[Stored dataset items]
========================================

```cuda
constexpr int PF_COMPACT_THREADS = 256;
template <int NCH>
__global__ void __launch_bounds__(PF_COMPACT_THREADS) dense_q5_compact_kernel(const Pf6Params p) {
    constexpr int UNROLL = 4;
    constexpr int WARPS = PF_COMPACT_THREADS / 32;
    __shared__ float s_thr;
    __shared__ unsigned int s_warp[WARPS], s_base;
    if (threadIdx.x < 32) {
        Q6Query<NCH> Q;
        q6_query<NCH>(p, threadIdx.x & 15, Q);
        if (threadIdx.x == 0) s_thr = Q.thr_adj;
    }
    __syncthreads();
    const float thr_adj = s_thr;
    const int lane = threadIdx.x & 31, warp = threadIdx.x >> 5;
    const uint64_t n4 = (p.n_rows + 3) / 4, step = (uint64_t)gridDim.x * PF_COMPACT_THREADS * UNROLL;
    for (uint64_t b = (uint64_t)blockIdx.x * PF_COMPACT_THREADS * UNROLL; b < n4; b += step) {
        float4 u4[UNROLL];
#pragma unroll
        for (int j = 0; j < UNROLL; ++j) {
            const uint64_t i = b + (uint64_t)j * PF_COMPACT_THREADS + threadIdx.x;
            u4[j] = (i < n4) ? __ldcs(reinterpret_cast<const float4*>(p.up5) + i) : make_float4(0.f, 0.f, 0.f, 0.f);
        }
        uint32_t mask = 0;
#pragma unroll
        for (int j = 0; j < UNROLL; ++j) {
            const uint64_t i = b + (uint64_t)j * PF_COMPACT_THREADS + threadIdx.x;
            const float u[4] = {u4[j].x, u4[j].y, u4[j].z, u4[j].w};
#pragma unroll
            for (int k = 0; k < 4; ++k) {
                const uint64_t row = 4 * i + k;
                if (row < p.n_rows && !(u[k] < thr_adj)) {
                    const uint32_t id = (uint32_t)row;
                    bool dead = false;
                    if (p.deleted) dead = (p.deleted[id >> 5] >> (id & 31)) & 1u;
                    if (p.deleted2) dead = dead || ((p.deleted2[id >> 5] >> (id & 31)) & 1u);
                    mask |= dead ? 0u : 1u << (4 * j + k);
                }
            }
        }
        const int c = __popc(mask);
        int incl = c;
#pragma unroll
        for (int o = 1; o < 32; o <<= 1) { const int t = __shfl_up_sync(0xFFFFFFFFu, incl, o); if (lane >= o) incl += t; }
        if (lane == 31) s_warp[warp] = (unsigned int)incl;
        __syncthreads();
        if (threadIdx.x == 0) {
            unsigned int total = 0;
#pragma unroll
            for (int w = 0; w < WARPS; ++w) { const unsigned int t = s_warp[w]; s_warp[w] = total; total += t; }
            s_base = total ? atomicAdd(p.list_cnt, total) : 0u;
        }
        __syncthreads();
        if (mask) {
            unsigned int pos = s_base + s_warp[warp] + (unsigned int)(incl - c);
            for (uint32_t m = mask; m; m &= m - 1) {
                const int bit = __ffs((int)m) - 1;
                if (pos < p.list_cap) p.list[pos] = (uint32_t)(4 * (b + (uint64_t)(bit >> 2) * PF_COMPACT_THREADS + threadIdx.x) + (bit & 3));
                ++pos;
            }
        }
        __syncthreads();
    }
}

constexpr int PF_RESCREEN_THREADS = 256;
template <int NCH>
__global__ void __launch_bounds__(PF_RESCREEN_THREADS) dense_q6_rescreen_kernel(const Pf6Params p) {
    __shared__ uint4 s_hq[NCH * 16], s_lq[NCH * 16];
    __shared__ float s_k[5];
    __shared__ int s_corr[2];
    __shared__ unsigned int s_n;
    if (threadIdx.x == 0) {
        s_n = *reinterpret_cast<volatile unsigned int*>(p.list_cnt);
        __threadfence();
        if (atomicAdd(p.list_ticket, 1u) == gridDim.x - 1) { *p.list_cnt = 0u; *p.list_ticket = 0u; }
    }
    if (threadIdx.x < 32) {
        const int hl = threadIdx.x & 15;
        Q6Query<NCH> Q;
        q6_query<NCH>(p, hl, Q);
        if (threadIdx.x < 16) {
#pragma unroll
            for (int c = 0; c < NCH; ++c) {
                s_hq[c * 16 + hl] = make_uint4(Q.hq[c][0], Q.hq[c][1], Q.hq[c][2], Q.hq[c][3]);
                s_lq[c * 16 + hl] = make_uint4(Q.lq[c][0], Q.lq[c][1], Q.lq[c][2], Q.lq[c][3]);
            }
        }
        if (threadIdx.x == 0) {
            s_k[0] = Q.sq; s_k[1] = Q.e1; s_k[2] = Q.t2a; s_k[3] = Q.t2b; s_k[4] = Q.thr_adj;
            s_corr[0] = 31 * Q.sum_h; s_corr[1] = 31 * Q.sum_l;
        }
    }
    __syncthreads();
    const unsigned int n1 = s_n;
    if (n1 > p.list_cap) {
        if (blockIdx.x == 0 && threadIdx.x == 0) *p.cnt = p.cap + 1u;
        return;
    }
    const float sq = s_k[0], e1 = s_k[1], t2a = s_k[2], t2b = s_k[3], thr_adj = s_k[4];
    const int corr_h = s_corr[0], corr_l = s_corr[1];
    const float k254 = 1.0f / 254.0f;
    const int lane = threadIdx.x & 31, half = lane >> 4, hl = lane & 15;
    uint32_t hq[NCH][4], lq[NCH][4];
#pragma unroll
    for (int c = 0; c < NCH; ++c) {
        const uint4 h = s_hq[c * 16 + hl], l = s_lq[c * 16 + hl];
        hq[c][0] = h.x; hq[c][1] = h.y; hq[c][2] = h.z; hq[c][3] = h.w;
        lq[c][0] = l.x; lq[c][1] = l.y; lq[c][2] = l.z; lq[c][3] = l.w;
    }
    const uint32_t n16 = p.d_pad / 16, lo_b = q6_lo_stride(p.d_pad);
    const uint32_t a_off = (uint32_t)hl * 8, b_off = p.d_pad / 2 + (uint32_t)hl * 2, meta_off = p.d_pad / 2 + p.d_pad / 8;
    const uint32_t warps = gridDim.x * (blockDim.x >> 5), gw = blockIdx.x * (blockDim.x >> 5) + (threadIdx.x >> 5);
    for (uint32_t e0 = 2 * gw; e0 < n1; e0 += 2 * warps) {
        const uint32_t e = e0 + (uint32_t)half;
        const bool valid = e < n1;
        const uint32_t row = __ldcg(p.list + (valid ? e : e0));
        const uint8_t* rec = p.rows + (size_t)row * p.stride;
        const uint8_t* lo = p.lo + (size_t)row * lo_b;
        int hs = 0, ls = 0;
#pragma unroll
        for (int c = 0; c < NCH; ++c) {
            if ((uint32_t)(c * 16 + hl) < n16) {
                const uint2 x = __ldg(reinterpret_cast<const uint2*>(rec + a_off + 128 * c));
                const uint32_t y = q6_spread(__ldg(reinterpret_cast<const unsigned short*>(rec + b_off + 32 * c)));
                const uint32_t z = q6_spread(__ldg(reinterpret_cast<const unsigned short*>(lo + 2 * hl + 32 * c)));
                const uint32_t w[4] = {((x.x << 1) & 0x1E1E1E1Eu) | (y & 0x01010101u),        ((x.x >> 3) & 0x1E1E1E1Eu) | ((y >> 1) & 0x01010101u),
                                       ((x.y << 1) & 0x1E1E1E1Eu) | ((y >> 2) & 0x01010101u), ((x.y >> 3) & 0x1E1E1E1Eu) | ((y >> 3) & 0x01010101u)};
#pragma unroll
                for (int m = 0; m < 4; ++m) {
                    const uint32_t u = (w[m] << 1) | ((z >> m) & 0x01010101u);
                    hs = __dp4a((int)u, (int)hq[c][m], hs); ls = __dp4a((int)u, (int)lq[c][m], ls);
                }
            }
        }
        int v = ((hl & 8) ? ls : hs) + __shfl_xor_sync(0xFFFFFFFFu, (hl & 8) ? hs : ls, 8);
        v += __shfl_xor_sync(0xFFFFFFFFu, v, 4);
        v += __shfl_xor_sync(0xFFFFFFFFu, v, 2);
        v += __shfl_xor_sync(0xFFFFFFFFu, v, 1);
        const int lsum = __shfl_xor_sync(0xFFFFFFFFu, v, 8);
        if (hl == 0 && valid) {
            const float* meta = reinterpret_cast<const float*>(rec + meta_off);
            const float H = (float)(v - corr_h), L = (float)(lsum - corr_l);
            const float sr = __ldg(meta), rho6 = __ldg(meta + 2);
            const float app = __fmul_rn(sr, __fmul_rn(sq, __fmaf_rn(L, k254, H)));
            const float up = __fadd_ru(app, fminf(__fmul_ru(sr, e1), __fmaf_ru(rho6, t2a, t2b)));
            if (!(up < thr_adj)) {
                const unsigned int pos = atomicAdd(p.cnt, 1u);
                if (pos < p.cap) p.cand[pos] = row;
            }
        }
    }
}

template <typename P>
qb_status launch_ring(void (*kernel)(P), P& p, int sm_count, cudaStream_t stream, size_t extra_smem = 0, uint32_t row_step = 2) {
    const uint32_t kMaxSmem = 227 * 1024;
    const uint32_t target = qb_opt().prefilter_slot_bytes ? qb_opt().prefilter_slot_bytes : PF_SLOT_BYTES;
    uint32_t rps = target / p.stride / row_step * row_step;
    if (rps < row_step) rps = row_step;
    p.rows_per_slot = rps;
    p.slot_bytes = rps * p.stride;
    uint32_t n_slots = (kMaxSmem - 2048 - (uint32_t)extra_smem) / p.slot_bytes;
    if (n_slots > 64) n_slots = 64;
    n_slots = (n_slots / PF_CONSUMER_WARPS) * PF_CONSUMER_WARPS;
    QB_CHECK(n_slots >= (uint32_t)PF_CONSUMER_WARPS, QB_ERR_INVALID, "prefilter: rows too wide for the ring");
    p.n_slots = n_slots;
    const size_t smem = (size_t)n_slots * p.slot_bytes + (size_t)n_slots * 16 + extra_smem;
    QB_CUDA(cudaFuncSetAttribute(kernel, cudaFuncAttributeMaxDynamicSharedMemorySize, (int)kMaxSmem));
    const uint64_t n_tiles = ceil_div_u64(p.n_rows, p.rows_per_slot);
    const unsigned grid = (unsigned)std::min<uint64_t>(n_tiles, (uint64_t)sm_count);
    kernel<<<grid, 32 * (PF_CONSUMER_WARPS + pf_producers()), smem, stream>>>(p);
    QB_LAUNCHED();
    QB_CUDA(cudaGetLastError());
    return QB_OK;
}

template <bool GLOBAL>
__device__ unsigned long long block_next_key(const unsigned long long* k, uint32_t n, unsigned long long prev, unsigned long long* s_best) {
    const int warp = threadIdx.x >> 5, lane = threadIdx.x & 31;
    unsigned long long best = 0ull;
    for (uint32_t i = threadIdx.x; i < n; i += blockDim.x) {
        const unsigned long long x = GLOBAL ? __ldcg(k + i) : k[i];
        if (x < prev && x > best) best = x;
    }
#pragma unroll
    for (int o = 16; o; o >>= 1) { const unsigned long long w = __shfl_xor_sync(0xFFFFFFFFu, best, o); best = w > best ? w : best; }
// ... 116 lines not shown
    }
    s->q4b_row_b = row_b;
    const uint64_t blocks = std::min<uint64_t>(ceil_div_u64(std::max<uint64_t>(s->count, 1), 32), (uint64_t)s->sm_count * 16);
    f32_to_q4b_rows_kernel<<<(unsigned)blocks, 256, 0, stream>>>(reinterpret_cast<const float*>(s->d_rows), s->row_stride / 4, s->dim, d_pad, s->count, s->d_q4b, row_b);
    QB_LAUNCHED();
    QB_CUDA(cudaGetLastError());
    QB_CUDA(cudaStreamSynchronize(stream));
    s->q4b_ready = true;
    return QB_OK;
}

static bool pf_stage1_q4b() { return qb_opt().prefilter_stage1 != 5; }

static int pf_plane() { const int o = qb_opt().prefilter_plane; return (o == 1 || o == 2) ? o : 0; }

bool qb_f32_prefilter_usable(qb_storage* s, uint64_t n_rows, uint32_t top, cudaStream_t stream) {
    if (s->kind != QB_KIND_DENSE || s->dtype != QB_DT_F32) return false;
    if (s->distance != QB_DIST_DOT && s->distance != QB_DIST_COSINE) return false;
    if (qb_opt().disable_prefilter || n_rows != s->count || n_rows < (1ull << 19) || top > 16 || s->dim < 32 || round_up_u64(s->dim, 8) > 1024) return false;
    if (pf_plane() == 0) {
        if (q6_shadow_ensure(s, stream) == QB_OK) {
            if (s->q6_usable && pf_stage1_q4b() && q4b_shadow_ensure(s, stream) != QB_OK) cudaGetLastError();
            return s->q6_usable;
        }
        cudaGetLastError();
    } else if (pf_plane() == 2) {
        if (q8_shadow_ensure(s, stream) == QB_OK) return s->q8_usable;
        cudaGetLastError();
    }
    if (qb_f32_shadow_ensure(s, stream) != QB_OK) { cudaGetLastError(); return false; }
    return s->bf16_usable;
}

size_t qb_f32_prefilter_scratch_bytes() { return 256 + (size_t)PF_CAP * 12 + (size_t)PF_LIST_CAP * 4; }

qb_status qb_f32_prefilter_search(qb_storage* s, const QbScanArgs& a, uint32_t top, void* d_scratch, float* d_up5, unsigned int* d_n_fallbacks, qb_scored_point* d_out,
                                  uint32_t* d_out_cnt, cudaEvent_t prof0, cudaEvent_t prof1, cudaStream_t stream) {
    uint8_t* sc = reinterpret_cast<uint8_t*>(d_scratch);
    unsigned int* d_cnt = reinterpret_cast<unsigned int*>(sc);
    unsigned int* d_fallback = reinterpret_cast<unsigned int*>(sc + 16);
    uint32_t* d_samp_cnt = reinterpret_cast<uint32_t*>(sc + 48);
    qb_scored_point* d_samp = reinterpret_cast<qb_scored_point*>(sc + 64);
    unsigned int* d_ticket = reinterpret_cast<unsigned int*>(sc + 32);
    unsigned int* d_list_cnt = reinterpret_cast<unsigned int*>(sc + 192);
    unsigned int* d_list_ticket = reinterpret_cast<unsigned int*>(sc + 208);
    unsigned int* d_samp_ticket = reinterpret_cast<unsigned int*>(sc + 224);
    unsigned long long* d_keys = reinterpret_cast<unsigned long long*>(sc + 256);
    uint32_t* d_cand = reinterpret_cast<uint32_t*>(d_keys + PF_CAP);
    uint32_t* d_list = d_cand + PF_CAP;
    const uint64_t n = s->count;
    const uint32_t cap = (uint32_t)std::min<uint64_t>(PF_CAP, n / 32);
    const float* d_q = reinterpret_cast<const float*>(a.d_q_enc);
    const int plane = pf_plane();
    uint64_t n_slots = 0;
    if (plane == 0 && s->q6_ready && s->q6_usable) {
        uint64_t sample = n / 8;
        if (qb_opt().sample_rows) sample = std::min<uint64_t>(n, std::max<uint64_t>(16384, qb_opt().sample_rows & ~(uint64_t)3));
        Pf6Params p6{};
        p6.rows = s->d_q6; p6.lo = s->d_q6_lo; p6.stride = s->q6_row_b; p6.d_pad = (uint32_t)round_up_u64(s->dim, 32); p6.dim = s->dim; p6.n_rows = n;
        p6.q = d_q; p6.samp_out = d_samp; p6.samp_cnt = d_samp_cnt; p6.top = top; p6.max_norm_bits = s->d_q6_meta;
        p6.up5 = d_up5; p6.sample_rows = sample;
        p6.f32_rows = reinterpret_cast<const uint8_t*>(s->d_rows); p6.f32_stride = s->row_stride; p6.id_base = a.emit.id_base;
        p6.cta_keys = d_keys; p6.samp_ticket = d_samp_ticket;
        p6.list = d_list; p6.list_cnt = d_list_cnt; p6.list_ticket = d_list_ticket; p6.list_cap = (uint32_t)std::min<uint64_t>(PF_LIST_CAP, n);
        p6.cand = d_cand; p6.cnt = d_cnt; p6.cap = cap; p6.deleted = a.emit.deleted; p6.deleted2 = a.emit.deleted2;
        p6.l2_keep = ((uint64_t)n * p6.stride <= (64ull << 20)) ? 1 : 0;
        const unsigned cp_grid = (unsigned)s->sm_count * 8, rs_grid = (unsigned)s->sm_count * 4;
        QB_CHECK((uint64_t)s->sm_count * QB_LOCALK_SLOTS <= PF_CAP, QB_ERR_INVALID, "prefilter: %d CTAs exceed the key buffer", s->sm_count);
        if (prof0) cudaEventRecord(prof0, stream);
        if (pf_stage1_q4b() && s->q4b_ready) {
            Pf6Params p4 = p6;
            p4.rows = s->d_q4b; p4.stride = s->q4b_row_b;
            switch ((p4.d_pad + 255) / 256) {
                case 1: QB_TRY(launch_ring(dense_q4b_filter_kernel<1>, p4, s->sm_count, stream, PF_SAMPLE_SMEM, 4)); break;
                case 2: QB_TRY(launch_ring(dense_q4b_filter_kernel<2>, p4, s->sm_count, stream, PF_SAMPLE_SMEM, 4)); break;
                case 3: QB_TRY(launch_ring(dense_q4b_filter_kernel<3>, p4, s->sm_count, stream, PF_SAMPLE_SMEM, 4)); break;
                default: QB_TRY(launch_ring(dense_q4b_filter_kernel<4>, p4, s->sm_count, stream, PF_SAMPLE_SMEM, 4)); break;
            }
        } else {
            switch ((p6.d_pad + 255) / 256) {
                case 1: QB_TRY(launch_ring(dense_q5_filter_kernel<1>, p6, s->sm_count, stream, PF_SAMPLE_SMEM, 4)); break;
                case 2: QB_TRY(launch_ring(dense_q5_filter_kernel<2>, p6, s->sm_count, stream, PF_SAMPLE_SMEM, 4)); break;
                case 3: QB_TRY(launch_ring(dense_q5_filter_kernel<3>, p6, s->sm_count, stream, PF_SAMPLE_SMEM, 4)); break;
                default: QB_TRY(launch_ring(dense_q5_filter_kernel<4>, p6, s->sm_count, stream, PF_SAMPLE_SMEM, 4)); break;
            }
        }
        if (prof1) cudaEventRecord(prof1, stream);
        switch ((p6.d_pad + 255) / 256) {
            case 1: dense_q5_compact_kernel<1><<<cp_grid, PF_COMPACT_THREADS, 0, stream>>>(p6); dense_q6_rescreen_kernel<1><<<rs_grid, PF_RESCREEN_THREADS, 0, stream>>>(p6); break;
            case 2: dense_q5_compact_kernel<2><<<cp_grid, PF_COMPACT_THREADS, 0, stream>>>(p6); dense_q6_rescreen_kernel<2><<<rs_grid, PF_RESCREEN_THREADS, 0, stream>>>(p6); break;
            case 3: dense_q5_compact_kernel<3><<<cp_grid, PF_COMPACT_THREADS, 0, stream>>>(p6); dense_q6_rescreen_kernel<3><<<rs_grid, PF_RESCREEN_THREADS, 0, stream>>>(p6); break;
            default: dense_q5_compact_kernel<4><<<cp_grid, PF_COMPACT_THREADS, 0, stream>>>(p6); dense_q6_rescreen_kernel<4><<<rs_grid, PF_RESCREEN_THREADS, 0, stream>>>(p6); break;
        }
        QB_LAUNCHED();
        QB_LAUNCHED();
        QB_CUDA(cudaGetLastError());
    } else {
    uint64_t sample = std::min<uint64_t>(131072, std::max<uint64_t>(16384, (n / 64) & ~(uint64_t)3));
    if (qb_opt().sample_rows) sample = std::min<uint64_t>(n, std::max<uint64_t>(16384, qb_opt().sample_rows & ~(uint64_t)3));
    QbScanArgs as = a;
    as.row_begin = 0; as.row_end = sample;
    as.emit.final_out = d_samp; as.emit.final_count = d_samp_cnt; as.emit.run_if = nullptr;
    QB_TRY(qb_dense_f32_scan_localk(s, as, top, &n_slots, stream, 4096));
    QB_CHECK(n_slots != 0 && n_slots <= 4096, QB_ERR_CUDA, "prefilter: the sample scan did not launch (%llu slots)", (unsigned long long)n_slots);
    if (plane == 2 && s->q8_ready && s->q8_usable) {
        Pf8Params p8{};
        p8.rows = reinterpret_cast<const uint8_t*>(s->d_q8); p8.stride = s->q8_row_b; p8.dim = s->dim; p8.n_rows = n;
        p8.q = d_q; p8.samp_out = d_samp; p8.samp_cnt = d_samp_cnt; p8.top = top; p8.max_norm_bits = s->d_q8_meta;
        p8.cand = d_cand; p8.cnt = d_cnt; p8.cap = cap; p8.deleted = a.emit.deleted; p8.deleted2 = a.emit.deleted2;
        p8.l2_keep = ((uint64_t)n * p8.stride <= (64ull << 20)) ? 1 : 0;
        if (prof0) cudaEventRecord(prof0, stream);
        switch ((p8.stride - 16 + 255) / 256) {
            case 1: QB_TRY(launch_ring(dense_q8_filter_kernel<1>, p8, s->sm_count, stream)); break;
            case 2: QB_TRY(launch_ring(dense_q8_filter_kernel<2>, p8, s->sm_count, stream)); break;
            case 3: QB_TRY(launch_ring(dense_q8_filter_kernel<3>, p8, s->sm_count, stream)); break;
            default: QB_TRY(launch_ring(dense_q8_filter_kernel<4>, p8, s->sm_count, stream)); break;
        }
        if (prof1) cudaEventRecord(prof1, stream);
    } else {
    PfParams p{};
    p.rows = reinterpret_cast<const uint8_t*>(s->d_bf16); p.row_h = s->bf16_row_h; p.stride = s->bf16_row_h * 2; p.dim = s->dim; p.n_rows = n;
    p.q = reinterpret_cast<const float*>(a.d_q_enc);
    p.samp_out = d_samp; p.samp_cnt = d_samp_cnt; p.top = top; p.max_norm_bits = s->d_bf16_meta;
    p.cand = d_cand; p.cnt = d_cnt; p.cap = cap; p.deleted = a.emit.deleted; p.deleted2 = a.emit.deleted2;
    p.l2_keep = ((uint64_t)n * p.stride <= (64ull << 20)) ? 1 : 0;
    if (prof0) cudaEventRecord(prof0, stream);
    const uint32_t nch = (p.row_h + 255) / 256;
    switch (nch) {
        case 1: QB_TRY(launch_ring(dense_bf16_filter_kernel<1>, p, s->sm_count, stream)); break;
        case 2: QB_TRY(launch_ring(dense_bf16_filter_kernel<2>, p, s->sm_count, stream)); break;
        case 3: QB_TRY(launch_ring(dense_bf16_filter_kernel<3>, p, s->sm_count, stream)); break;
        default: QB_TRY(launch_ring(dense_bf16_filter_kernel<4>, p, s->sm_count, stream)); break;
    }
    if (prof1) cudaEventRecord(prof1, stream);
    }
    }
    const unsigned fin_grid = (unsigned)std::max<uint32_t>((uint32_t)s->sm_count, ceil_div_u64(PF_CAP, 4096));
    const size_t fin_smem = (size_t)ceil_div_u64(cap, fin_grid) * sizeof(unsigned long long);
    QB_CHECK((uint64_t)fin_grid * top <= PF_CAP, QB_ERR_INVALID, "prefilter: %u finish CTAs x top %u exceed the key buffer", fin_grid, top);
    f32_prefilter_finish_kernel<<<fin_grid, PF_FINISH_THREADS, fin_smem, stream>>>(reinterpret_cast<const uint8_t*>(s->d_rows), s->row_stride, s->dim, d_q, d_cand, d_cnt, cap,
                                                                                   top, a.emit.id_base, d_keys, d_ticket, d_out, d_out_cnt, d_fallback, d_n_fallbacks);
    QB_LAUNCHED();
    QB_CUDA(cudaGetLastError());
    QbScanArgs af = a;
    af.row_begin = 0; af.row_end = n;
    af.emit.final_out = d_out; af.emit.final_count = d_out_cnt; af.emit.run_if = d_fallback;
    QB_TRY(qb_dense_f32_scan_localk(s, af, top, &n_slots, stream));
    QB_CHECK(n_slots != 0 && n_slots <= 4096, QB_ERR_CUDA, "prefilter: the fallback scan did not launch (%llu slots)", (unsigned long long)n_slots);
    return QB_OK;
}
```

========================================

• _Assignment_: Return all lines above that mention the word "template".

• _Response_:
template <int NCH>
template <int NCH>
template <typename P>
template <bool GLOBAL>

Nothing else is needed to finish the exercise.